Efektivitas pengobatan dinilai oleh perjalanan klinis penyakit dan dinamika kandungan kortikosteroid dalam darah dan urin.

Penggunaan kortikotropin jangka panjang secara terus menerus untuk tujuan terapeutik tidak tepat, karena dapat menyebabkan penipisan korteks adrenal.

Atlet menggunakannya untuk meningkatkan tingkat kortikosteroid endogen. Aktivitas fisik yang intens adalah stres bagi tubuh dan sering menyebabkan penipisan korteks adrenal, yang disertai dengan penurunan progresif dalam olahraga (dan bukan hanya olahraga). Hasil dari ini dapat berupa pemulangan paksa dari olah raga atlet berkualifikasi tinggi yang dapat terus melakukan selama bertahun-tahun, mengeksploitasi teknik, pengalaman, dan pengetahuan mereka. Penggunaan ACTH dalam hal ini membantu mengembalikan struktur dan fungsi kelenjar adrenal, dengan hasil bahwa atlet kembali ke sistem.

Kontraindikasi penggunaan: dekompensasi aktivitas jantung, penyakit hati, ginjal, kehamilan, diabetes, ulkus peptikum.

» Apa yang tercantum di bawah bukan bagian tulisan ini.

__global__ void __launch_bounds__(256) short_poly_coset_kernel(const Fe* __restrict__ b, uint32_t nb, Fe off_m, const Fe* __restrict__ tl, const Fe* __restrict__ th, Fe* __restrict__ out, uint64_t order) {
    const uint64_t i = (uint64_t)blockIdx.x * blockDim.x + threadIdx.x;
    if (i >= order) return;
    const Fe x_m = mont_mul(off_m, pow2level(tl, th, i));
    Fe acc = b[nb - 1];
    for (uint32_t k = nb - 1; k-- > 0;) acc = fe_add(mont_mul(acc, x_m), b[k]);
    out[i] = acc;
// ... 401 lines not shown
    it->second.last_use = g.tick;
    *out = &it->second;
    return SC_OK;
}

int get_pow(Fe base, uint64_t count, hipStream_t st, PowTables** out) {
    uint64_t hi_count = (count >> 12) + 1;
    uint64_t hc = 1; while (hc < hi_count) hc <<= 1;
    PowKey key{base.lo, base.hi, hc};
    auto it = g.pows.find(key);
    ++g.tick;
    if (it == g.pows.end()) {
        SCCHK(evict_tables(g.pows, POW_CAP, [](PowTables& t) { hipFree(t.lo); hipFree(t.hi); }));
        Fe bm = to_mont(base);
        PowTables t;
        SCCHK(build_pow_table(&t.lo, 4096, bm, 1, fe_mont_one(), st));
        SCCHK(build_pow_table(&t.hi, hc, bm, 4096, fe_mont_one(), st));
        HIPCHK(hipStreamSynchronize(st));
        it = g.pows.emplace(key, t).first;
    }
    it->second.last_use = g.tick;
    *out = &it->second;
    return SC_OK;
}

int direct_twiddles(PlanTables* pt, const NttPlanDesc& d, int i, bool scaled, hipStream_t st, const Fe** out) {
    const DirectTable t = direct_table(d, i, scaled);
    *out = nullptr;
    if (t.logR + t.logB > g.tuning.direct_tw_max_log) return SC_OK;
    for (const PlanTables::Direct& e : pt->direct)
        if (e.logA == t.logA && e.logR == t.logR && e.scaled == t.scaled) { *out = e.d; return SC_OK; }
    const uint64_t count = 1ull << (t.logR + t.logB);
    Fe* p;
    HIPCHK(hipMalloc((void**)&p, count * sizeof(Fe)));
    pt->direct.push_back({t.logA, t.logR, t.scaled, p});
    hipLaunchKernelGGL(twiddle_table_kernel, dim3((unsigned)((count + 255) / 256)), dim3(256), 0, st, p, t.logB, count, 1ull << t.logA,
                       pt->tl, t.scaled ? pt->th_ninv : pt->th);
    HIPCHK(hipGetLastError());
    HIPCHK(hipStreamSynchronize(st));
    *out = p;
    return SC_OK;
}

int plan_batched_direct(NttPlanDesc& d, BatchKind kind, int loglen, int logbatch, PlanTables* pt, const Fe* in, Fe* work, Fe* out, BatchExtras ex, hipStream_t st, bool* ok) {
    const NttTables tb = tables_of(*pt);
    *ok = plan_batched(d, kind, loglen, logbatch, tb, in, work, out, g.tuning, ex);
    if (!*ok || d.npasses != 2) return SC_OK;
    SCCHK(direct_twiddles(pt, d, 0, false, st, &ex.inner_twd));
    if (ex.inner_twd) *ok = plan_batched(d, kind, loglen, logbatch, tb, in, work, out, g.tuning, ex);
    return SC_OK;
}

int pass_flags(hipStream_t st, uint32_t nwg, uint32_t** out) {
    DevBuf& b = g.ntt_flags[st];
    const void* before = b.p;
    const size_t had = b.bytes;
    void* p;
    SCCHK(grow_buffer(b, (size_t)nwg * sizeof(uint32_t), &p));
    if (p != before || b.bytes != had) HIPCHK(hipMemsetAsync(p, 0, b.bytes, st));
    *out = (uint32_t*)p;
    return SC_OK;
}

template <int LOGE>
int launch_pass(const NttPassDesc& pd, hipStream_t st) {
    int remap = (g.xcd_remap && pd.ntiles >= 16 && (pd.ntiles & 7u) == 0) ? 1 : 0;
    const PassKernel k = pass_kernel(pd, g.fixed_shapes != 0);
    if constexpr (LOGE == 2) {
        if (k.kind == PK_FIXED4) {
            const int lr = pd.p.logR, lc = pd.p.logC;
#define SC_LAUNCH_FIXED(LR, LC, TR, ALT) \
    hipLaunchKernelGGL((ntt_pass_kernel_fixed<2, LR, LC, TR, ALT>), dim3(pd.ntiles * pd.cols), dim3(pd.threads), pd.lds_bytes, st, pd.p, pd.ntiles, remap, g.wave_local)
#define SC_FIXED(LR, LC)                                                          \
            if (lr == LR && lc == LC) {                                           \
                if (k.trace) SC_LAUNCH_FIXED(LR, LC, true, false);                \
                else if (k.alt) SC_LAUNCH_FIXED(LR, LC, false, true);             \
                else SC_LAUNCH_FIXED(LR, LC, false, false);                       \
                return SC_OK;                                                     \
            }
            SC_FIXED4_SHAPES(SC_FIXED)
#undef SC_FIXED
        }
    }
    if constexpr (LOGE == 3) {
        if (k.kind == PK_FIXED8) {
            const int lr = pd.p.logR, lc = pd.p.logC;
            const uint32_t nwg = pd.ntiles * pd.cols;
            const bool fast = g.fast_fixups != 0 && fast_pass_ok(pd.p) && !pass_in_place(pd);
            const int all = (!fast || g.fast_fixups == 2) ? 1 : 0;
            uint32_t* flags;
            SCCHK(pass_flags(st, nwg, &flags));
#define SC_FIXED8(LR, LC)                                                                                                                                   \
            if (lr == LR && lc == LC) {                                                                                                                     \
                if (fast) hipLaunchKernelGGL((ntt_pass_kernel_fixed8<LR, LC>), dim3(nwg), dim3(pd.threads), pd.lds_bytes, st, pd.p, pd.ntiles, remap, g.wave_local, flags); \
                hipLaunchKernelGGL((ntt_pass_redo8_kernel<LR, LC>), dim3(nwg), dim3(pd.threads), pd.lds_bytes, st, pd.p, pd.ntiles, remap, g.wave_local, flags, all); \
                return SC_OK;                                                                                                                               \
            }
            SC_FIXED8_SHAPES(SC_FIXED8)
#undef SC_FIXED8
        }
    }
    hipLaunchKernelGGL(ntt_pass_kernel<LOGE>, dim3(pd.ntiles * pd.cols), dim3(pd.threads), pd.lds_bytes, st, pd.p, pd.ntiles, remap);
    return SC_OK;
}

Bila menggunakan corticotropin (terutama dengan pemberian jangka panjang dosis besar) dapat efek samping: kecenderungan untuk menunda dalam tubuh air, natrium dan klorin ion dengan perkembangan edema dan peningkatan tekanan darah, takikardia, amplifikasi berlebihan metabolisme protein nitrogen negatif keseimbangan, agitasi, insomnia dan gangguan lain dari sistem saraf pusat, hirsutisme moderat, gangguan menstruasi. Mungkin ada jaringan parut yang tertunda dari luka dan ulserasi selaput lendir saluran pencernaan, eksaserbasi fokus tersembunyi dari infeksi; pada anak-anak - penghambatan pertumbuhan. Fenomena diabetes adalah mungkin, dan dengan diabetes yang ada - peningkatan hiperglikemia dan ketosis, serta reaksi alergi, yang memerlukan penghentian obat.

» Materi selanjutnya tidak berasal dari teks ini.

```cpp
TFRT_HD TriHit exact_triangle(const double s[3], const double e[3], const double P[9],
                              double eps_int, double eps_size, double eps_start) {
#pragma clang fp contract(off)
  const double a = s[0] - e[0], d = s[1] - e[1], h = s[2] - e[2];
  const double b = P[3] - P[0], f = P[4] - P[1], k = P[5] - P[2];
  const double c = P[6] - P[0], g = P[7] - P[1], l = P[8] - P[2];
  const double q = s[0] - P[0], r = s[1] - P[1], t = s[2] - P[2];

  const double den = a * g * k + b * d * l + c * f * h - a * f * l - b * g * h - c * d * k;
  const double nr = b * l * r + c * f * t + g * k * q - b * g * t - c * k * r - f * l * q;
  const double nu = a * g * t + c * h * r + d * l * q - a * l * r - c * d * t - g * h * q;
  const double nv = a * k * r + b * d * t + f * h * q - a * f * t - b * h * r - d * k * q;

  TriHit o;
  bool valid = fabs(den) >= eps_int;
  const double sd = valid ? den : 1.0;
  o.ray_u = nr / sd;
  o.trig_u = nu / sd;
  o.trig_v = nv / sd;
  valid = valid && (o.trig_u >= -eps_size);
  valid = valid && (o.trig_v >= -eps_size);
  valid = valid && (o.trig_u + o.trig_v <= 1.0 + eps_size);
  valid = valid && (o.ray_u >= eps_start);
  o.valid = valid;
  return o;
}

TFRT_HD float next_up_f(float x) {
  x += 0.0f;
  unsigned b;
  __builtin_memcpy(&b, &x, 4);
  const unsigned up = b + (unsigned)(((int)b >> 31) | 1);
  float y;
  __builtin_memcpy(&y, &up, 4);
  return x < INFINITY ? y : x;
}

TFRT_HD void hit_point(const double s[3], const double e[3], double ray_u, double h[3]) {
#pragma clang fp contract(off)
  h[0] = s[0] - ray_u * (s[0] - e[0]);
  h[1] = s[1] - ray_u * (s[1] - e[1]);
  h[2] = s[2] - ray_u * (s[2] - e[2]);
}

TFRT_HD double advance(double origin, double L, double dir) {
#pragma clang fp contract(off)
  return origin + L * dir;
}

TFRT_HD double advance_between(double s, double L, double e) {
#pragma clang fp contract(off)
  return s + L * (e - s);
}

TFRT_HD void cross3(const double a[3], const double b[3], double o[3]) {
#pragma clang fp contract(off)
  o[0] = a[1] * b[2] - a[2] * b[1];
  o[1] = a[2] * b[0] - a[0] * b[2];
  o[2] = a[0] * b[1] - a[1] * b[0];
}

TFRT_HD double dot3(const double a[3], const double b[3]) {
#pragma clang fp contract(off)
  return a[0] * b[0] + a[1] * b[1] + a[2] * b[2];
}

TFRT_HD void face_normal(const double P[9], double N[3], double C[3], double* clen) {
#pragma clang fp contract(off)
  const double A[3] = {P[3] - P[0], P[4] - P[1], P[5] - P[2]};
  const double B[3] = {P[6] - P[3], P[7] - P[4], P[8] - P[5]};
  cross3(A, B, C);
  const double len = sqrt(dot3(C, C));
  *clen = len;
  N[0] = C[0] / len;
  N[1] = C[1] / len;
  N[2] = C[2] / len;
}

TFRT_HD double l2_normalize3(const double v[3], double o[3]) {
#pragma clang fp contract(off)
  double sq = dot3(v, v);
  if (sq < 1e-12) sq = 1e-12;
  const double inv = 1.0 / sqrt(sq);
  o[0] = v[0] * inv;
  o[1] = v[1] * inv;
  o[2] = v[2] * inv;
  return inv;
}

struct Snell3 {
  double u[3], n[3];
  double nu, eta, k;
  bool reflect;
  double w[3];
};

TFRT_HD void snell_normal(const double P[9], double n[3]) {
  double N[3], C[3], clen;
  face_normal(P, N, C, &clen);
  l2_normalize3(N, n);
}

TFRT_HD void snell_ratios(double n_in, double n_out, double* n1, double* n2) {
#pragma clang fp contract(off)
  const bool in_safe = n_in != 0.0, out_safe = n_out != 0.0;
  const double nis = in_safe ? n_in : 1.0, nos = out_safe ? n_out : 1.0;
  *n1 = out_safe ? nis / nos : 0.0;
  *n2 = in_safe ? nos / nis : 0.0;
}

TFRT_HD Snell3 snell3d_core(const double s[3], const double h[3], const double un[3], double n1,
                            double n2, bool mirror) {
#pragma clang fp contract(off)
  Snell3 o;
  const double r[3] = {h[0] - s[0], h[1] - s[1], h[2] - s[2]};
  l2_normalize3(r, o.u);
  o.n[0] = un[0];
  o.n[1] = un[1];
  o.n[2] = un[2];
  o.nu = dot3(o.n, o.u);
  const bool internal = o.nu > 0.0;
  o.eta = internal ? n1 : n2;
  const double nu_eta = o.eta * o.nu;
  o.k = 1.0 - o.eta * o.eta + nu_eta * nu_eta;
  const bool tir = o.k < 0.0;
  o.reflect = tir || mirror;
  if (o.reflect) {
    for (int i = 0; i < 3; ++i) o.w[i] = -2.0 * o.nu * o.n[i] + o.u[i];
  } else {
    const double sg = (o.nu > 0.0) ? 1.0 : ((o.nu < 0.0) ? -1.0 : 0.0);
    const double alpha = sg * sqrt(o.k) - nu_eta;
    for (int i = 0; i < 3; ++i) o.w[i] = alpha * o.n[i] + o.eta * o.u[i];
  }
  return o;
}

TFRT_HD Snell3 snell3d_unit(const double s[3], const double h[3], const double un[3],
                            double n_in, double n_out) {
  double n1, n2;
  snell_ratios(n_in, n_out, &n1, &n2);
  return snell3d_core(s, h, un, n1, n2, n_in == 0.0);
}

TFRT_HD Snell3 snell3d(const double s[3], const double h[3], const double norm[3],
                       double n_in, double n_out) {
  double un[3];
  l2_normalize3(norm, un);
  return snell3d_unit(s, h, un, n_in, n_out);
}

TFRT_HD double fmod_floor(double x, double m) {
  double r = fmod(x, m);
  if (r != 0.0 && ((r < 0.0) != (m < 0.0))) r += m;
  return r;
}

TFRT_HD double snell2d_angle(double xs, double ys, double xe, double ye, double norm,
                             double n_in, double n_out) {
#pragma clang fp contract(off)
  const double PI = 3.141592653589793;
  norm = fmod_floor(norm, 2 * PI);
  double ray_angle = atan2(ys - ye, xs - xe);
  ray_angle = fmod_floor(ray_angle, 2 * PI);
  double theta1 = norm - ray_angle;
  if (theta1 > PI) theta1 = theta1 - 2 * PI;
  if (theta1 < -PI) theta1 = theta1 + 2 * PI;
  const bool internal = fabs(theta1) >= PI / 2;
  const bool in_safe = n_in != 0.0, out_safe = n_out != 0.0;
  const double nis = in_safe ? n_in : 1.0, nos = out_safe ? n_out : 1.0;
  const double n1 = out_safe ? nis / nos : 0.0;
  const double n2 = in_safe ? nos / nis : 0.0;
  const double n = internal ? n1 : n2;
// ... 195 lines not shown
```

Baseline: 139600 billion.

## Share f64 reciprocal across triangle quotients, hoist beam centre and face loads

Adds quotients3, which computes the three f64 divisions by the same denominator from one shared reciprocal refinement (div_scale/rcp/fma/div_fixup) when the scaled denominators match, and otherwise falls back to plain division. It is used only in beam_decide's exact triangle test. The beam centre (c0 and its float copy) is now loaded once per kernel and passed into beam_pass instead of being reloaded each pass. In the in-place tracer, the face normal, category and eta loads are issued together before classification so their latencies overlap. The shared-reciprocal path must stay bit-identical to IEEE division, which the div_fixup sequence is meant to guarantee.

```diff
diff --git a/tensorflowraytrace_amd/csrc/tfrt_trace3d.hip b/tensorflowraytrace_amd/csrc/tfrt_trace3d.hip
--- a/tensorflowraytrace_amd/csrc/tfrt_trace3d.hip
+++ b/tensorflowraytrace_amd/csrc/tfrt_trace3d.hip
@@ -1359,7 +1359,7 @@
     const double* fp = fverts + 9 * (int64_t)j;
 #pragma unroll
     for (int k = 0; k < 9; ++k) P[k] = fp[k];
-    const TriHit h = exact_triangle(s, e, P, eps_int, eps_size, eps_start);
+    const TriHit h = exact_triangle<true>(s, e, P, eps_int, eps_size, eps_start);
     if (h.valid) {
       have = true;
       key = dkey(h.ray_u);
@@ -1408,8 +1408,23 @@
 #define TFRT_WI_ARG nullptr
 #endif
 
+struct BeamCentre {
+  double c[3];
+  float cf[3];
+};
+__device__ __forceinline__ BeamCentre beam_centre(const double* __restrict__ c0) {
+  BeamCentre o;
+#pragma unroll
+  for (int k = 0; k < 3; ++k) {
+    o.c[k] = c0[k];
+    o.cf[k] = uniform_f((float)o.c[k]);
+  }
+  return o;
+}
+
 template <typename T, typename RT>
-__device__ __forceinline__ bool beam_pass(BeamLds<RT>& W, const BeamScene& g, const int lane,
+__device__ __forceinline__ bool beam_pass(BeamLds<RT>& W, const BeamScene& g,
+                                          const BeamCentre& ctr, const int lane,
                                           const int bundle, const bool live, const int skip,
                                           const bool first_pass, const int coherent_only,
                                           unsigned* _wi, unsigned* work = nullptr) {
@@ -1419,14 +1434,13 @@
   const float4* __restrict__ csphere = g.csphere;
   const float4* __restrict__ crec = g.crec;
   const double* __restrict__ fverts = g.fverts;
-  const double* __restrict__ c0 = g.c0;
   const int n_clusters = g.n_clusters, n_super = g.n_super;
   const double eps_int = g.eps_int, eps_size = g.eps_size, eps_start = g.eps_start;
   const float4 never = make_float4(0.f, 0.f, 0.f, -1.f);
   W.best_k[lane] = dkey(INFINITY);
   W.best_i[lane] = -1;
-  const double cx = c0[0], cy = c0[1], cz = c0[2];
-  const float cxf = uniform_f((float)cx), cyf = uniform_f((float)cy), czf = uniform_f((float)cz);
+  const double cx = ctr.c[0], cy = ctr.c[1], cz = ctr.c[2];
+  const float cxf = ctr.cf[0], cyf = ctr.cf[1], czf = ctr.cf[2];
   auto rel = [](const RT v, const double c, const float cf) -> float {
     if constexpr (sizeof(T) <= 4) return (float)v - cf;
     else return (float)((double)v - c);
@@ -1788,8 +1802,8 @@
 #pragma unroll
   for (int k = 0; k < 6; ++k) W.rtab[k][lane] = static_cast<RT>(rays[k * stride + ii]);
   const int skip = (live && last_tri != nullptr) ? last_tri[ii] : -1;
-  if (!beam_pass<T, RT>(W, g, lane, bundle, live, skip, last_tri == nullptr, coherent_only,
-                        TFRT_WI_ARG)) {
+  if (!beam_pass<T, RT>(W, g, beam_centre(g.c0), lane, bundle, live, skip, last_tri == nullptr,
+                        coherent_only, TFRT_WI_ARG)) {
     if (lane == 0) {
       left_list[atomicAdd(left_count, 1)] = qwave;
       atomicAdd(left_total, 1);
@@ -2140,10 +2154,11 @@
       reinterpret_cast<const uint32_t*>(a.tape)[lane < (int)(sizeof(InplaceTape) / 4) ? lane : 0];
   TFRT_WAVE_BEGIN;
   unsigned work[2] = {0u, 0u};
+  const BeamCentre centre = beam_centre(g.c0);
   for (; p < a.P; ++p) {
     if (__ballot(active) == 0ull) break;
-    beam_pass<T, RT>(W, g, lane, a.bundle, active, skip, p == 0, 1, TFRT_WI_ARG,
-                     work);
+    beam_pass<T, RT>(W, g, centre, lane, a.bundle, active, skip, p == 0, 1,
+                     TFRT_WI_ARG, work);
     wave_fence();
     TFRT_TICK_INIT;
     uint32_t tw = tape_words;
@@ -2160,7 +2175,20 @@
     if (active) {
       const int bi = W.best_i[lane];
       const double t = dkey_inv(W.best_k[lane]);
-      cls = (bi < 0) ? CLS_DEAD : cat_to_cls(tq.catagory[bi]);
+      int cat = 0;
+      double un[3] = {0.0, 0.0, 0.0}, fe[3] = {0.0, 0.0, 0.0};
+      if (bi >= 0) {
+        cat = tq.catagory[bi];
+        const double* fp = tq.fnorm + 3 * (int64_t)bi;
+#pragma unroll
+        for (int k = 0; k < 3; ++k) un[k] = fp[k];
+        if (tq.feta != nullptr) {
+          const double* fq = tq.feta + 4 * (int64_t)bi;
+#pragma unroll
+          for (int k = 0; k < 3; ++k) fe[k] = fq[k];
+        }
+      }
+      cls = (bi < 0) ? CLS_DEAD : cat_to_cls(cat);
       const size_t at = (size_t)p * tq.n + i;
       tq.rec_tri[at] = bi;
       tq.rec_t[at] = t;
@@ -2173,12 +2201,8 @@
           e[k] = static_cast<double>(W.rtab[3 + k][lane]);
         }
         hit_point(s, e, t, h);
-        double un[3], n1, n2, n_in;
-        const double* fp = tq.fnorm + 3 * (int64_t)bi;
-#pragma unroll
-        for (int k = 0; k < 3; ++k) un[k] = fp[k];
+        double n1, n2, n_in;
         if (tq.feta != nullptr) {
-          const double* fe = tq.feta + 4 * (int64_t)bi;
           n1 = fe[0];
           n2 = fe[1];
           n_in = fe[2];
diff --git a/tensorflowraytrace_amd/csrc/trace_math.h b/tensorflowraytrace_amd/csrc/trace_math.h
--- a/tensorflowraytrace_amd/csrc/trace_math.h
+++ b/tensorflowraytrace_amd/csrc/trace_math.h
@@ -21,6 +21,42 @@
   bool valid;
 };
 
+TFRT_HD void quotients3(double nr, double nu, double nv, double sd, double* qr, double* qu,
+                        double* qv) {
+#pragma clang fp contract(off)
+#if defined(__HIP_DEVICE_COMPILE__)
+  bool fr, fu, fv;
+  const double dr = __builtin_amdgcn_div_scale(nr, sd, false, &fr);
+  const double du = __builtin_amdgcn_div_scale(nu, sd, false, &fu);
+  const double dv = __builtin_amdgcn_div_scale(nv, sd, false, &fv);
+  unsigned long long br, bu, bv;
+  __builtin_memcpy(&br, &dr, 8);
+  __builtin_memcpy(&bu, &du, 8);
+  __builtin_memcpy(&bv, &dv, 8);
+  if ((br == bu) & (br == bv)) {
+    const double nd = -dr;
+    const double r0 = __builtin_amdgcn_rcp(dr);
+    const double r1 = __builtin_fma(r0, __builtin_fma(nd, r0, 1.0), r0);
+    const double r2 = __builtin_fma(r1, __builtin_fma(nd, r1, 1.0), r1);
+    const double num[3] = {nr, nu, nv};
+    double* const out[3] = {qr, qu, qv};
+#pragma unroll
+    for (int k = 0; k < 3; ++k) {
+      bool fn;
+      const double ns = __builtin_amdgcn_div_scale(num[k], sd, true, &fn);
+      const double m = ns * r2;
+      const double res = __builtin_fma(nd, m, ns);
+      *out[k] = __builtin_amdgcn_div_fixup(__builtin_amdgcn_div_fmas(res, r2, m, fn), sd, num[k]);
+    }
+    return;
+  }
+#endif
+  *qr = nr / sd;
+  *qu = nu / sd;
+  *qv = nv / sd;
+}
+
+template <bool SHARED_QUOTIENTS = false>
 TFRT_HD TriHit exact_triangle(const double s[3], const double e[3], const double P[9],
                               double eps_int, double eps_size, double eps_start) {
 #pragma clang fp contract(off)
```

Corticotropin kontraindikasi pada bentuk parah dari hipertensi dan penyakit Cushing, kehamilan, kegagalan sirkulasi tahap III, endokarditis akut, psikosis, nefritis, osteoporosis, ulkus lambung dan ulkus duodenum, setelah operasi baru-baru ini, sifilis, bentuk aktif dari tuberkulosis (dalam ketiadaan pengobatan khusus), pada diabetes mellitus, reaksi alergi terhadap corticotropin dalam sejarah.

Jadi, setelah menganalisa farmakologi hormon yang berkaitan dengan persiapan doping, turunan dan analognya, kita dapat menyatakan yang berikut. Semuanya banyak digunakan dalam praktek pelatihan olahraga, dan pada saat yang sama - dalam banyak kasus - mereka praktis tidak ditentukan selama berlalunya kontrol doping. Kebanyakan ahli dalam kedokteran olahraga untuk penggunaan gonadotropin dan faktor gonadotropin-releasing sebagai sarana meningkatkan kadar testosteron tubuh negatif: tidak ada "normalisasi" efek pada keadaan fungsional dari sistem neuroendokrin, seperti yang dapat dilihat dari semua di atas, mereka tidak memiliki, dan hanya memperpanjang "penderitaan", sementara menyingkirkan, tetapi juga memperdalam lubang "pasca-steroid". Selain itu, stimulasi berlebihan dari sistem hipotalamus-pituitari dan testis penuh dengan efek samping yang sangat berbahaya, hingga perkembangan oncopathology. Oleh karena itu, larangan penggunaannya dalam olahraga benar-benar dibenarkan.

Adapun persiapan dari erythropoietin, hormon pertumbuhan, insulin-like growth factor-1, insulin dan ACTH, dari brondong jelas bahwa larangan penggunaannya dalam olahraga kurang ilmiah dibuktikan: data ilmiah terlalu sedikit, untuk membuat mereka tentu berbahaya bagi organisme olahragawan berolahraga. Namun, karena obat-obatan ini dilarang, mereka tidak boleh digunakan oleh atlet.

Artikel Lain Tentang Tiroid

Kami menyarankan Anda mengindahkan pertanyaan, sehingga untuk berbicara, yang telah membuat sakit semua orang: dari mana ekspresi "Sumpah Hipokrates" berasal.

Beberapa penyakit dapat menyebabkan hypercalcemia - peningkatan kalsium dalam darah, yang seiring waktu akan menyebabkan perkembangan masalah kesehatan lainnya.

Dalam mencari kebahagiaan, kita siap untuk "memindahkan gunung", mengatasi semua kesulitan hidup, tapi anehnya, dari sudut pandang medis, "kebahagiaan" hanyalah reaksi kimia dari tubuh, yang terjadi karena produksi hormon, yaitu serotonin dan endorphin.